Directions for this task
In full and without deviation, write out the entries that follow.

Material shown
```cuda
template <int MODE, int ACT>
__device__ __forceinline__ void epi_chunk32_t(const TcEpi& e, const uint32_t (&r)[32], int ncols, int n, const float* sb,
                                              int b, int to, int ho, int wo, int64_t row_base, bool relu = false) {
  if (MODE == EPI_GEGLU) {
    const int I = e.Co >> 1;
    const int64_t pos = (((int64_t)b * e.To + to) * e.Ho + ho) * e.Wo + wo;
#pragma unroll
    for (int g = 0; g < 2; ++g) {
      if (g * 16 >= ncols || n + g * 16 >= e.Co) break;
      float v[8];
#pragma unroll
      for (int q = 0; q < 8; ++q) {
        const float xv = __uint_as_float(r[g * 16 + q]) + sb[g * 16 + q];
        const float gt = __uint_as_float(r[g * 16 + 8 + q]) + sb[g * 16 + 8 + q];
        v[q] = gelu_fast(gt) * xv;
      }
      store8_bf16(e.y + pos * I + ((n + g * 16) >> 1), v);
    }
    return;
  }
  const int cy = MODE == EPI_SHUFFLE ? (e.shuffle == MV2_SHUFFLE_SPACE ? (e.Co >> 2) : (e.Co >> 1)) : e.Co;
  const bool vec_ok = (cy & 7) == 0;
#pragma unroll
  for (int g = 0; g < 4; ++g) {
    const int ng = n + g * 8;
    if (g * 8 >= ncols || ng >= e.Co) break;
    float v[8];
    {
      const float4 b0 = *reinterpret_cast<const float4*>(sb + g * 8), b1 = *reinterpret_cast<const float4*>(sb + g * 8 + 4);
      const float bb[8] = {b0.x, b0.y, b0.z, b0.w, b1.x, b1.y, b1.z, b1.w};
      if (MODE != EPI_SHUFFLE && e.oscale) {
#pragma unroll
        for (int q = 0; q < 8; ++q) {
          const float os = ng + q < e.Co ? e.oscale[(int64_t)b * e.Co + ng + q] : 0.f;
          v[q] = act_ct<ACT>(__uint_as_float(r[g * 8 + q]) * os + bb[q], relu);
        }
      } else
#pragma unroll
      for (int q = 0; q < 8; ++q) v[q] = act_ct<ACT>(__uint_as_float(r[g * 8 + q]) + bb[q], relu);
// ... 51 lines not shown
__device__ __forceinline__ void epi_act32_t(uint32_t (&r)[32], const float* sb, bool relu = false) {
#pragma unroll
  for (int g = 0; g < 8; ++g) {
    const float4 b = *reinterpret_cast<const float4*>(sb + g * 4);
    r[4 * g] = __float_as_uint(act_ct<ACT>(__uint_as_float(r[4 * g]) + b.x, relu));
    r[4 * g + 1] = __float_as_uint(act_ct<ACT>(__uint_as_float(r[4 * g + 1]) + b.y, relu));
    r[4 * g + 2] = __float_as_uint(act_ct<ACT>(__uint_as_float(r[4 * g + 2]) + b.z, relu));
    r[4 * g + 3] = __float_as_uint(act_ct<ACT>(__uint_as_float(r[4 * g + 3]) + b.w, relu));
  }
}
__device__ __forceinline__ void epi_act32(int act, uint32_t (&r)[32], const float* sb) {
  if (act == MV2_ACT_ELU) epi_act32_t<MV2_ACT_ELU>(r, sb);
  else if (act == MV2_ACT_SILU) epi_act32_t<MV2_ACT_SILU>(r, sb);
  else if (act == MV2_ACT_LEAKY_RELU || act == MV2_ACT_RELU) epi_act32_t<MV2_ACT_LEAKY_RELU>(r, sb, act == MV2_ACT_RELU);
  else epi_act32_t<MV2_ACT_NONE>(r, sb);
}
__device__ __forceinline__ void epi_pack32(int act, const uint32_t (&r)[32], const float* sb, uint32_t (&pk)[16]) {
  if (act == MV2_ACT_ELU) epi_pack32_t<MV2_ACT_ELU>(r, sb, pk);
  else if (act == MV2_ACT_SILU) epi_pack32_t<MV2_ACT_SILU>(r, sb, pk);
  else if (act == MV2_ACT_LEAKY_RELU || act == MV2_ACT_RELU) epi_pack32_t<MV2_ACT_LEAKY_RELU>(r, sb, pk, act == MV2_ACT_RELU);
  else epi_pack32_t<MV2_ACT_NONE>(r, sb, pk);
}

template <int MODE>
__device__ __forceinline__ void epi_chunk32(const TcEpi& e, const uint32_t (&r)[32], int ncols, int n, const float* sb,
                                            int b, int to, int ho, int wo, int64_t row_base) {
  if (MODE == EPI_GEGLU) { epi_chunk32_t<EPI_GEGLU, MV2_ACT_NONE>(e, r, ncols, n, sb, b, to, ho, wo, row_base); return; }
  if (e.act == MV2_ACT_ELU) epi_chunk32_t<MODE, MV2_ACT_ELU>(e, r, ncols, n, sb, b, to, ho, wo, row_base);
  else if (e.act == MV2_ACT_SILU) epi_chunk32_t<MODE, MV2_ACT_SILU>(e, r, ncols, n, sb, b, to, ho, wo, row_base);
  else if (e.act == MV2_ACT_LEAKY_RELU || e.act == MV2_ACT_RELU)
    epi_chunk32_t<MODE, MV2_ACT_LEAKY_RELU>(e, r, ncols, n, sb, b, to, ho, wo, row_base, e.act == MV2_ACT_RELU);
  else epi_chunk32_t<MODE, MV2_ACT_NONE>(e, r, ncols, n, sb, b, to, ho, wo, row_base);
}

typedef CUresult (*EncodeTiledFn)(CUtensorMap*, CUtensorMapDataType, cuuint32_t, void*, const cuuint64_t*,
                                  const cuuint64_t*, const cuuint32_t*, const cuuint32_t*, CUtensorMapInterleave,
                                  CUtensorMapSwizzle, CUtensorMapL2promotion, CUtensorMapFloatOOBfill);

static inline EncodeTiledFn get_encode_fn() {
  static EncodeTiledFn fn = nullptr;
  static std::once_flag once;
  std::call_once(once, [] {
    void* f = nullptr;
    cudaDriverEntryPointQueryResult q;
    if (cudaGetDriverEntryPoint("cuTensorMapEncodeTiled", &f, cudaEnableDefault, &q) == cudaSuccess &&
        q == cudaDriverEntryPointSuccess)
// ... 34 lines not shown
```

magvit2_pytorch_b200/csrc/tc_slab.cu:

```cuda
#include "common.cuh"
#include "tc_common.cuh"
#include <cuda.h>
#include <algorithm>
#include <type_traits>
#include <mutex>
#include <map>
#include <vector>
#include <string.h>

namespace mv2 {
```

Task answer
```cuda
template <int MODE, int ACT>
__device__ __forceinline__ void epi_chunk32_t(const TcEpi& e, const uint32_t (&r)[32], int ncols, int n, const float* sb,
                                              int b, int to, int ho, int wo, int64_t row_base, bool relu = false) {
  if (MODE == EPI_GEGLU) {
    const int I = e.Co >> 1;
    const int64_t pos = (((int64_t)b * e.To + to) * e.Ho + ho) * e.Wo + wo;
#pragma unroll
    for (int g = 0; g < 2; ++g) {
      if (g * 16 >= ncols || n + g * 16 >= e.Co) break;
      float v[8];
#pragma unroll
      for (int q = 0; q < 8; ++q) {
        const float xv = __uint_as_float(r[g * 16 + q]) + sb[g * 16 + q];
        const float gt = __uint_as_float(r[g * 16 + 8 + q]) + sb[g * 16 + 8 + q];
        v[q] = gelu_fast(gt) * xv;
      }
      store8_bf16(e.y + pos * I + ((n + g * 16) >> 1), v);
    }
    return;
  }
  const int cy = MODE == EPI_SHUFFLE ? (e.shuffle == MV2_SHUFFLE_SPACE ? (e.Co >> 2) : (e.Co >> 1)) : e.Co;
  const bool vec_ok = (cy & 7) == 0;
#pragma unroll
  for (int g = 0; g < 4; ++g) {
    const int ng = n + g * 8;
    if (g * 8 >= ncols || ng >= e.Co) break;
    float v[8];
    {
      const float4 b0 = *reinterpret_cast<const float4*>(sb + g * 8), b1 = *reinterpret_cast<const float4*>(sb + g * 8 + 4);
      const float bb[8] = {b0.x, b0.y, b0.z, b0.w, b1.x, b1.y, b1.z, b1.w};
      if (MODE != EPI_SHUFFLE && e.oscale) {
#pragma unroll
        for (int q = 0; q < 8; ++q) {
          const float os = ng + q < e.Co ? e.oscale[(int64_t)b * e.Co + ng + q] : 0.f;
          v[q] = act_ct<ACT>(__uint_as_float(r[g * 8 + q]) * os + bb[q], relu);
        }
      } else
#pragma unroll
      for (int q = 0; q < 8; ++q) v[q] = act_ct<ACT>(__uint_as_float(r[g * 8 + q]) + bb[q], relu);
// ... 51 lines not shown
__device__ __forceinline__ void epi_act32_t(uint32_t (&r)[32], const float* sb, bool relu = false) {
#pragma unroll
  for (int g = 0; g < 8; ++g) {
    const float4 b = *reinterpret_cast<const float4*>(sb + g * 4);
    r[4 * g] = __float_as_uint(act_ct<ACT>(__uint_as_float(r[4 * g]) + b.x, relu));
    r[4 * g + 1] = __float_as_uint(act_ct<ACT>(__uint_as_float(r[4 * g + 1]) + b.y, relu));
    r[4 * g + 2] = __float_as_uint(act_ct<ACT>(__uint_as_float(r[4 * g + 2]) + b.z, relu));
    r[4 * g + 3] = __float_as_uint(act_ct<ACT>(__uint_as_float(r[4 * g + 3]) + b.w, relu));
  }
}
__device__ __forceinline__ void epi_act32(int act, uint32_t (&r)[32], const float* sb) {
  if (act == MV2_ACT_ELU) epi_act32_t<MV2_ACT_ELU>(r, sb);
  else if (act == MV2_ACT_SILU) epi_act32_t<MV2_ACT_SILU>(r, sb);
  else if (act == MV2_ACT_LEAKY_RELU || act == MV2_ACT_RELU) epi_act32_t<MV2_ACT_LEAKY_RELU>(r, sb, act == MV2_ACT_RELU);
  else epi_act32_t<MV2_ACT_NONE>(r, sb);
}
__device__ __forceinline__ void epi_pack32(int act, const uint32_t (&r)[32], const float* sb, uint32_t (&pk)[16]) {
  if (act == MV2_ACT_ELU) epi_pack32_t<MV2_ACT_ELU>(r, sb, pk);
  else if (act == MV2_ACT_SILU) epi_pack32_t<MV2_ACT_SILU>(r, sb, pk);
  else if (act == MV2_ACT_LEAKY_RELU || act == MV2_ACT_RELU) epi_pack32_t<MV2_ACT_LEAKY_RELU>(r, sb, pk, act == MV2_ACT_RELU);
  else epi_pack32_t<MV2_ACT_NONE>(r, sb, pk);
}

template <int MODE>
__device__ __forceinline__ void epi_chunk32(const TcEpi& e, const uint32_t (&r)[32], int ncols, int n, const float* sb,
                                            int b, int to, int ho, int wo, int64_t row_base) {
  if (MODE == EPI_GEGLU) { epi_chunk32_t<EPI_GEGLU, MV2_ACT_NONE>(e, r, ncols, n, sb, b, to, ho, wo, row_base); return; }
  if (e.act == MV2_ACT_ELU) epi_chunk32_t<MODE, MV2_ACT_ELU>(e, r, ncols, n, sb, b, to, ho, wo, row_base);
  else if (e.act == MV2_ACT_SILU) epi_chunk32_t<MODE, MV2_ACT_SILU>(e, r, ncols, n, sb, b, to, ho, wo, row_base);
  else if (e.act == MV2_ACT_LEAKY_RELU || e.act == MV2_ACT_RELU)
    epi_chunk32_t<MODE, MV2_ACT_LEAKY_RELU>(e, r, ncols, n, sb, b, to, ho, wo, row_base, e.act == MV2_ACT_RELU);
  else epi_chunk32_t<MODE, MV2_ACT_NONE>(e, r, ncols, n, sb, b, to, ho, wo, row_base);
}

typedef CUresult (*EncodeTiledFn)(CUtensorMap*, CUtensorMapDataType, cuuint32_t, void*, const cuuint64_t*,
                                  const cuuint64_t*, const cuuint32_t*, const cuuint32_t*, CUtensorMapInterleave,
                                  CUtensorMapSwizzle, CUtensorMapL2promotion, CUtensorMapFloatOOBfill);

static inline EncodeTiledFn get_encode_fn() {
  static EncodeTiledFn fn = nullptr;
  static std::once_flag once;
  std::call_once(once, [] {
    void* f = nullptr;
    cudaDriverEntryPointQueryResult q;
    if (cudaGetDriverEntryPoint("cuTensorMapEncodeTiled", &f, cudaEnableDefault, &q) == cudaSuccess &&
        q == cudaDriverEntryPointSuccess)
// ... 34 lines not shown
```

magvit2_pytorch_b200/csrc/tc_slab.cu:

```cuda
#include "common.cuh"
#include "tc_common.cuh"
#include <cuda.h>
#include <algorithm>
#include <type_traits>
#include <mutex>
#include <map>
#include <vector>
#include <string.h>

namespace mv2 {
```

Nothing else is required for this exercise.